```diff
@@ -59,15 +66,16 @@
         }
         buf ^= 1;
     }
-    __device__ __forceinline__ const f32x4 *cur() const { return reinterpret_cast<const f32x4 *>(lds + buf * LDS_BUF_FLOATS); }
+    __device__ __forceinline__ const f32x4 *cur() const { return reinterpret_cast<const f32x4 *>(lds + buf * CAP); }
     __device__ __forceinline__ void refresh()
     {
-        uint32_t a = (uint32_t)(uintptr_t)((__attribute__((address_space(3))) char *)lds) + (LDS_BIAS_OFF + 4 * q) * 4;
+        uint32_t a = (uint32_t)(uintptr_t)((__attribute__((address_space(3))) char *)lds) + (LdsMap<CAP>::BIAS_OFF + 4 * q) * 4;
         asm volatile("" : "+v"(a));
         bias_lane = (lds_cfloat)(uintptr_t)a;
     }
     __device__ __forceinline__ f32x4 bias4(int off_) const { return *reinterpret_cast<lds_cf4>(bias_lane + off_); }
 };
+typedef CtxT<CHUNK_FLOATS_MAX> Ctx;
 
 __device__ __forceinline__ f32x4 act4(f32x4 v, float slope)
 {
@@ -88,14 +96,15 @@
     return n > 48 ? 48 : n;
 }
 
-template <int KB0, int KB1, int NT, int NEXT, class EP>
-__device__ __forceinline__ void dense_ep(Ctx &cx, const f32x4 *in0, const f32x4 *in1, f32x4 *out, EP &ep)
+template <int KB0, int KB1, int NT, int NEXT, class EP, int CAP>
+__device__ __forceinline__ void dense_ep(CtxT<CAP> &cx, const f32x4 *in0, const f32x4 *in1, f32x4 *out, EP &ep)
 {
     constexpr int KB = KB0 + KB1;
-    constexpr int G = pick_G(KB, NT);
+    constexpr int G = pick_G(KB, NT, CAP);
     constexpr int NCH = NT / G;
     constexpr int PAIR = (G >= 2) ? 2 : 1;
     constexpr int STEPS = G * KB;
+    constexpr int A_AHEAD = a_ahead(CAP);
     constexpr int N_MID = stores_behind_last_piece(STEPS, PAIR, KB, G * KB * 256, EP::kStores), N_LAST = stores_behind_last_piece(STEPS, PAIR, KB, NEXT, EP::kStores);
 #pragma unroll
     for (int c = 0; c < NCH; ++c) {
@@ -123,10 +132,11 @@
 #pragma unroll
             for (int k = 0; k < 4; ++k) acc[m] = __builtin_amdgcn_mfma_f32_16x16x4f32(w[k], x[k], acc[m], 0, 0, 0);
             if (s + A_AHEAD < STEPS) a[s % A_AHEAD] = A[frag(s + A_AHEAD)];
+            if constexpr (a_pinned(CAP)) __builtin_amdgcn_sched_barrier(0);
             if (b == KB - 1) ep.template done<NT>(acc[m], out, t);
         }
 #pragma unroll
-        for (int pc = (STEPS + pstep - 1) / pstep; pc < MAX_PIECES; ++pc)
+        for (int pc = (STEPS + pstep - 1) / pstep; pc < LdsMap<CAP>::MAX_PIECES; ++pc)
             if (pc < npieces) cx.issue_piece(pc);
         if (c + 1 < NCH) cx.template end_chunk<N_MID>();
         else cx.template end_chunk<N_LAST>();
@@ -140,7 +150,7 @@
     float *save;
     uint32_t *bsave;
     uint32_t sgn;
-    __device__ __forceinline__ f32x4 first(const Ctx &cx, const f32x4 *out, int t) const { return accum ? out[t] : cx.bias4(bias_off + 16 * t); }
+    template <class CX> __device__ __forceinline__ f32x4 first(const CX &cx, const f32x4 *out, int t) const { return accum ? out[t] : cx.bias4(bias_off + 16 * t); }
     template <int NT> __device__ __forceinline__ void done(const f32x4 &acc, f32x4 *out, int t)
     {
         f32x4 o = act4(acc, slope);
@@ -157,14 +167,14 @@
     }
 };
 
-template <int KB0, int KB1, int NT, int NEXT>
-__device__ __forceinline__ void dense(Ctx &cx, const f32x4 *in0, const f32x4 *in1, f32x4 *out, int bias_off, bool accum, float slope)
+template <int KB0, int KB1, int NT, int NEXT, int CAP>
+__device__ __forceinline__ void dense(CtxT<CAP> &cx, const f32x4 *in0, const f32x4 *in1, f32x4 *out, int bias_off, bool accum, float slope)
 {
     FwdEp<false> ep{bias_off, accum, slope, nullptr, nullptr, 0u};
     dense_ep<KB0, KB1, NT, NEXT>(cx, in0, in1, out, ep);
 }
-template <bool SAVING, int KB0, int KB1, int NT, int NEXT>
-__device__ __forceinline__ void dense_sv(Ctx &cx, const f32x4 *in0, const f32x4 *in1, f32x4 *out, int bias_off, bool accum, float slope,
+template <bool SAVING, int KB0, int KB1, int NT, int NEXT, int CAP>
+__device__ __forceinline__ void dense_sv(CtxT<CAP> &cx, const f32x4 *in0, const f32x4 *in1, f32x4 *out, int bias_off, bool accum, float slope,
                                          float *save, uint32_t *bsave = nullptr)
 {
     FwdEp<SAVING> ep{bias_off, accum, slope, save, SAVING ? bsave : nullptr, 0u};
diff --git a/sahs-deformable-nerf_amd/csrc/field_f32.hip b/sahs-deformable-nerf_amd/csrc/field_f32.hip
--- a/sahs-deformable-nerf_amd/csrc/field_f32.hip
+++ b/sahs-deformable-nerf_amd/csrc/field_f32.hip
@@ -95,7 +95,9 @@
 #endif
 }
 
-#define CHF(id) (kProg.layer[id].G * kProg.layer[id].KB * 256)
+constexpr int chunk_floats(int id, int cap) { return pick_G(kProg.layer[id].KB, kProg.layer[id].NT, cap) * kProg.layer[id].KB * 256; }
+#define CHF(id) chunk_floats(id, CAP)
+constexpr int field_chunk_cap(bool save) { return save ? CHUNK_FLOATS_MAX : CHUNK_FLOATS_WIDE; }
 
 enum { FIELD_ALL = 0, FIELD_DEFORM = 1, FIELD_RADIANCE = 2, FIELD_ALL_FUSED = 6, FIELD_RADIANCE_FUSED = 7 };
 constexpr int SPARSE_RING = 512;
@@ -107,6 +109,9 @@
     return g * sparse_ring_slots(tlo) + (g < rem ? g : rem) * (sparse_ring_slots(tlo + 1) - sparse_ring_slots(tlo));
 }
 constexpr int LDS_RING_FLOATS = 16;
+constexpr bool field_mode_fused(int mode) { return mode == 6 || mode == 7; }
+constexpr int field_lds_floats(bool save, int mode) { return (save ? LdsMap<field_chunk_cap(true)>::TOTAL_FLOATS : LdsMap<field_chunk_cap(false)>::TOTAL_FLOATS) + (field_mode_fused(mode) ? LDS_RING_FLOATS : 0); }
+static_assert(field_lds_floats(false, 7) * 4 <= 160 * 1024 && field_lds_floats(true, 0) * 4 <= 160 * 1024, "LDS budget of the largest instance of each cap");
 struct SparseArgs {
     const float *noise;
     unsigned int *count;
@@ -129,8 +134,10 @@
     constexpr bool FUSED = MODE == FIELD_ALL_FUSED || MODE == FIELD_RADIANCE_FUSED;
     constexpr bool XW_IN = MODE == FIELD_RADIANCE || MODE == FIELD_RADIANCE_FUSED;
     static_assert(!(SAVE && FUSED), "the sparse branches are an inference path");
+    constexpr int CAP = field_chunk_cap(SAVE);
+    typedef LdsMap<CAP> Lds;
     extern __shared__ __attribute__((aligned(16))) float lds[];
-    Ctx cx;
+    CtxT<CAP> cx;
     cx.stream = packed + PACK_STREAM_OFF + (long)level * STREAM_FLOATS;
     cx.lds = lds;
     cx.buf = 1;
@@ -146,7 +153,7 @@
 
     {
         const float *bsrc = frame + FRAME_BIAS_OFF + level * BIAS_FLOATS;
-        for (int i = threadIdx.x; i < BIAS_FLOATS; i += F32_THREADS) lds[LDS_BIAS_OFF + i] = bsrc[i];
+        for (int i = threadIdx.x; i < BIAS_FLOATS; i += F32_THREADS) lds[Lds::BIAS_OFF + i] = bsrc[i];
         cx.begin_chunk(CHF(L_START));
 #pragma unroll
         for (int pc = 0; pc < (CHF(L_START) + PIECE_FLOATS - 1) / PIECE_FLOATS; ++pc) cx.issue_piece(pc);
@@ -192,11 +199,11 @@
         }
         cx.refresh();
         int q_tile = cx.q;
-        if constexpr (FUSED) { asm volatile("" : "+s"(cx.off)); asm volatile("" : "+v"(q_tile)); }
+        if constexpr (FUSED || (!SAVE && TR_LAYERS == 4)) { asm volatile("" : "+s"(cx.off)); asm volatile("" : "+v"(q_tile)); }
         const int q = q_tile;
         const long p_raw = tile * F32_PTS_PER_WG + cx.wave * F32_PTS_PER_WAVE + (cx.lane & 15);
         const long p = p_raw < P ? p_raw : P - 1;
-        float *stash = lds + LDS_STASH_OFF + (cx.wave * F32_PTS_PER_WAVE + (cx.lane & 15)) * STASH_FLOATS;
+        float *stash = lds + Lds::STASH_OFF + (cx.wave * F32_PTS_PER_WAVE + (cx.lane & 15)) * STASH_FLOATS;
         const bool dump = MODE == FIELD_ALL && dbg != nullptr && q == 0 && p_raw < P;
         float *dsl = dbg + p * DBG_STRIDE;
         const bool sv_on = SAVE && p_raw < P;
@@ -414,7 +421,7 @@
                 const float sg = fin[0][3] + (sp.noise != nullptr ? sp.noise[p] : 0.0f);
                 const bool live = q == 3 && p_raw < P && (last ? sp.has_bg == 0 : sg > 0.0f);
                 const uint32_t mask = (uint32_t)(__ballot(live) >> 48);
-                uint32_t *cnts = reinterpret_cast<uint32_t *>(lds + LDS_TOTAL_FLOATS);
+                uint32_t *cnts = reinterpret_cast<uint32_t *>(lds + Lds::TOTAL_FLOATS);
                 if (cx.lane == 0) cnts[cx.wave] = (uint32_t)__popc(mask);
                 __syncthreads();
                 uint32_t before = 0u, all = 0u;
@@ -519,7 +526,7 @@
 template <bool SAVE, int MODE>
 static int launch_field(const FieldLaunch &L, SparseArgs sp = SparseArgs{})
 {
-    const size_t lds_bytes = (size_t)(LDS_TOTAL_FLOATS + ((MODE == FIELD_ALL_FUSED || MODE == FIELD_RADIANCE_FUSED) ? LDS_RING_FLOATS : 0)) * sizeof(float);
+    const size_t lds_bytes = (size_t)field_lds_floats(SAVE, MODE) * sizeof(float);
     return sahs_launch_persistent<field_forward_f32_kernel<SAVE, MODE>>((L.P + F32_PTS_PER_WG - 1) / F32_PTS_PER_WG, L.num_cu, F32_THREADS, lds_bytes, L.stream,
                                                                         L.packed, L.frame, L.level, L.P, L.S, L.rays, L.ray_stride, L.zvals, L.raw, L.dbg,
                                                                         L.actbuf, L.xw, L.xw_row, L.xw_col0, L.src, L.bits, sp);
diff --git a/sahs-deformable-nerf_amd/csrc/sahs_layout.hpp b/sahs-deformable-nerf_amd/csrc/sahs_layout.hpp
--- a/sahs-deformable-nerf_amd/csrc/sahs_layout.hpp
+++ b/sahs-deformable-nerf_amd/csrc/sahs_layout.hpp
@@ -122,13 +122,14 @@
 };
 
 constexpr int CHUNK_FLOATS_MAX = 8192;
-constexpr int pick_G(int KB, int NT)
-{
-    int g = CHUNK_FLOATS_MAX / (KB * 256);
+constexpr int pick_G(int KB, int NT, int cap)
+{
+    int g = cap / (KB * 256);
     if (g > NT) g = NT;
     while (NT % g) --g;
     return g;
 }
+constexpr int pick_G(int KB, int NT) { return pick_G(KB, NT, CHUNK_FLOATS_MAX); }
 
 struct Program {
     Layer layer[NUM_LAYERS];
```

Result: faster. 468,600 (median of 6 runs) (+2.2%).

* [What needs to be done] Across the whole listing above, find every line with the string "NEXT" and copy it.

* [Output below]
-template <int KB0, int KB1, int NT, int NEXT, class EP>
+template <int KB0, int KB1, int NT, int NEXT, class EP, int CAP>
     constexpr int N_MID = stores_behind_last_piece(STEPS, PAIR, KB, G * KB * 256, EP::kStores), N_LAST = stores_behind_last_piece(STEPS, PAIR, KB, NEXT, EP::kStores);
-template <int KB0, int KB1, int NT, int NEXT>
+template <int KB0, int KB1, int NT, int NEXT, int CAP>
     dense_ep<KB0, KB1, NT, NEXT>(cx, in0, in1, out, ep);
-template <bool SAVING, int KB0, int KB1, int NT, int NEXT>
+template <bool SAVING, int KB0, int KB1, int NT, int NEXT, int CAP>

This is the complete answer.